Work required: A verbatim copy of the line containing "int pr_sweep_occupancy(int gw)" and all lines after it, up to and including the final line of the records, is the only acceptable output.

>>>>

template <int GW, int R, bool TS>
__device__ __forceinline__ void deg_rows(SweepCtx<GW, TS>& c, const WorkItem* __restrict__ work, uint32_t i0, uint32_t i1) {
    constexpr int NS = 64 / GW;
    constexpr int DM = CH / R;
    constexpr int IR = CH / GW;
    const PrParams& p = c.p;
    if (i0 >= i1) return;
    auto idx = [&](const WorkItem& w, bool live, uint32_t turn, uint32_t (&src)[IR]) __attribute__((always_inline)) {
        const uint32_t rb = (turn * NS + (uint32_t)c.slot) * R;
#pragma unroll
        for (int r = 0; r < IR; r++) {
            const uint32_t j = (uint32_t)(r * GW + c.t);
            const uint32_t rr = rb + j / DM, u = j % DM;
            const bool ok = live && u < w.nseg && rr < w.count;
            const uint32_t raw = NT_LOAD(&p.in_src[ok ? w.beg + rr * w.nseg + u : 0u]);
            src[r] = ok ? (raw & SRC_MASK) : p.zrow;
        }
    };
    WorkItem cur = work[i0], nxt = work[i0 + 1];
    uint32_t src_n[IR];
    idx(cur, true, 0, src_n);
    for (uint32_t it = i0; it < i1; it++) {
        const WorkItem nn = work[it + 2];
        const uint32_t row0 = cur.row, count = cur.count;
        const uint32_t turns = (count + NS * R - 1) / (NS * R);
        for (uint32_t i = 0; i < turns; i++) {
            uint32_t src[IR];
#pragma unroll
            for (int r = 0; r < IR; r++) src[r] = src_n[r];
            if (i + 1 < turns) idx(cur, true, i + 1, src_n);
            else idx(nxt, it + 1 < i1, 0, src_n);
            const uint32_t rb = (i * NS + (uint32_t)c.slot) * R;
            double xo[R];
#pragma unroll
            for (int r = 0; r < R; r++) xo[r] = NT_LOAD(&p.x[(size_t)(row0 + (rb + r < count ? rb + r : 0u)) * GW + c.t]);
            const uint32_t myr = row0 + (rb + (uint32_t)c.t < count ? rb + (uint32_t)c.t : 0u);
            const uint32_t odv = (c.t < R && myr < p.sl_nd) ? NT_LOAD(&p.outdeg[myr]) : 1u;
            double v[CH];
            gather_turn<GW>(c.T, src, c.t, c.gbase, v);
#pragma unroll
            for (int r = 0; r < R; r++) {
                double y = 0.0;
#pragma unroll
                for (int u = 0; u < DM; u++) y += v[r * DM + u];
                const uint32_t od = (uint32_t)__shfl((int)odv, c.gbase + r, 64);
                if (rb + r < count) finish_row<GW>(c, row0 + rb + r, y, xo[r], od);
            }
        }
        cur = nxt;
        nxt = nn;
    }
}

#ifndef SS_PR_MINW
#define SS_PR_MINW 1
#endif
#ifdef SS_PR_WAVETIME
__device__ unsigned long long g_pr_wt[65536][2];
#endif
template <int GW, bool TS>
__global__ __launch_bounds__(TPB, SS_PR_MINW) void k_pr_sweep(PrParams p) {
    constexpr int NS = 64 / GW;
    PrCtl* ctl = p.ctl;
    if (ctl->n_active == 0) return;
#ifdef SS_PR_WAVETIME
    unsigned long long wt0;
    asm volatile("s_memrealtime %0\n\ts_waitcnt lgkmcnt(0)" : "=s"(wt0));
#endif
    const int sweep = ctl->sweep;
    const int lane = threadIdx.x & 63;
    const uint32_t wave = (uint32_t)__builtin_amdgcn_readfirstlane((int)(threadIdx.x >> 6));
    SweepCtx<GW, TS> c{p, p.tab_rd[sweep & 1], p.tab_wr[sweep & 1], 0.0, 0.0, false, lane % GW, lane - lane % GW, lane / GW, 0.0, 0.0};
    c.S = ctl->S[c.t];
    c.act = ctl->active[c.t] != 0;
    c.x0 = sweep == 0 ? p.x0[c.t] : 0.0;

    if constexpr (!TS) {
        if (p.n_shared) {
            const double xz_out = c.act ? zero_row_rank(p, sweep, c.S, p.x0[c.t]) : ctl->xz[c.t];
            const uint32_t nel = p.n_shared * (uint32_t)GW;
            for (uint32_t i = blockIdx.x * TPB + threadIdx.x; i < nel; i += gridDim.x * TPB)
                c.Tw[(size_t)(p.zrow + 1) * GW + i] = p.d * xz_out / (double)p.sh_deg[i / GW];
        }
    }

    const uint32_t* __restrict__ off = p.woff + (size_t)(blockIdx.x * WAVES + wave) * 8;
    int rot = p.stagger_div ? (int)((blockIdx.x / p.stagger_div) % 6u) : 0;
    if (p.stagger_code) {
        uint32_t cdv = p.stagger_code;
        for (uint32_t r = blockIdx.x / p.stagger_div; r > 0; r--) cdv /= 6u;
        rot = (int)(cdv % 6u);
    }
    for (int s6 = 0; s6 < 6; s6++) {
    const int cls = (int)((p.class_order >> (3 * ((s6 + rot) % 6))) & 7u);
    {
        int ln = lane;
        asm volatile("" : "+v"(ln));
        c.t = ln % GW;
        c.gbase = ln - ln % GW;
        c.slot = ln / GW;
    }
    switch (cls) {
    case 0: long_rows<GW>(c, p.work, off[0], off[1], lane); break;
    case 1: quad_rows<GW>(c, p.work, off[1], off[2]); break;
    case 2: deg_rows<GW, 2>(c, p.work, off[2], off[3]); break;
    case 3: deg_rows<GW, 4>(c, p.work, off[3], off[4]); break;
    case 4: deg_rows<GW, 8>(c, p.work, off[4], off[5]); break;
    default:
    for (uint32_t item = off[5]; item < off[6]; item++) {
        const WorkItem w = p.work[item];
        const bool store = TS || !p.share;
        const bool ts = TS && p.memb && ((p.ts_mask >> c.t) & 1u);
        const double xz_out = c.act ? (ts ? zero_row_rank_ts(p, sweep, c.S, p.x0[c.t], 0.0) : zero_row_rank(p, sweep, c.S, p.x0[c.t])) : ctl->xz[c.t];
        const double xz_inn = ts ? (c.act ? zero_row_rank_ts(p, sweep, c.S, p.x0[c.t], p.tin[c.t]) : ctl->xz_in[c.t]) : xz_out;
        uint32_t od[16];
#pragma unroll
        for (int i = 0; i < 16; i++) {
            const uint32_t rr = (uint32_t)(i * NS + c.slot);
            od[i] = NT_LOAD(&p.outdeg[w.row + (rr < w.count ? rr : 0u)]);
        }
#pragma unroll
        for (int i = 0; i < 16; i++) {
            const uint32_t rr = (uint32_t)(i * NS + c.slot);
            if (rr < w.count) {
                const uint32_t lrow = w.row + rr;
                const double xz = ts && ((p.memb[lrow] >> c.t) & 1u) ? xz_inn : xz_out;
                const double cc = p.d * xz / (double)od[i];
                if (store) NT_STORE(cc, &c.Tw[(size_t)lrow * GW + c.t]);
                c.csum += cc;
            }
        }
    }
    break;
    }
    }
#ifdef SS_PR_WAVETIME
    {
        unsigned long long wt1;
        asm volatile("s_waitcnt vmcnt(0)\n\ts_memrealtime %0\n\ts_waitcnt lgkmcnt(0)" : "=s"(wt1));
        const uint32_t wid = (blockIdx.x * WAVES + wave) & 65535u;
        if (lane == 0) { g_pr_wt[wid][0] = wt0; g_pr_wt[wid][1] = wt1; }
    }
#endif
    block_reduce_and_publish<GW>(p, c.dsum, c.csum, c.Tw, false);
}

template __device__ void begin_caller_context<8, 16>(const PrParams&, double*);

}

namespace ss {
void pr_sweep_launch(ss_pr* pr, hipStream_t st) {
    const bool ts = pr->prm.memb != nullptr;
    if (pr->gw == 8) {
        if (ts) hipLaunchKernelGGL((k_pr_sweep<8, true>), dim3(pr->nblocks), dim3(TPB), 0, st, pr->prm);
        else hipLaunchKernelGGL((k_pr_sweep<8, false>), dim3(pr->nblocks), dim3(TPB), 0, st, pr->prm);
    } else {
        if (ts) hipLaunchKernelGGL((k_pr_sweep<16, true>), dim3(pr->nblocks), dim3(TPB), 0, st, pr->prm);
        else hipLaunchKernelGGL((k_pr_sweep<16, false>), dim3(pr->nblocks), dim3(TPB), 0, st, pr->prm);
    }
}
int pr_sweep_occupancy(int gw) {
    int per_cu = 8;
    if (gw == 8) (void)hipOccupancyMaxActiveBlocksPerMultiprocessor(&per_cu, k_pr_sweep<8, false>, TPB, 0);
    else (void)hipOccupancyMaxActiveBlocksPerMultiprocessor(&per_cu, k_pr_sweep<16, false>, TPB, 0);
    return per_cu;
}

<<<<

Answer space:
int pr_sweep_occupancy(int gw) {
    int per_cu = 8;
    if (gw == 8) (void)hipOccupancyMaxActiveBlocksPerMultiprocessor(&per_cu, k_pr_sweep<8, false>, TPB, 0);
    else (void)hipOccupancyMaxActiveBlocksPerMultiprocessor(&per_cu, k_pr_sweep<16, false>, TPB, 0);
    return per_cu;
}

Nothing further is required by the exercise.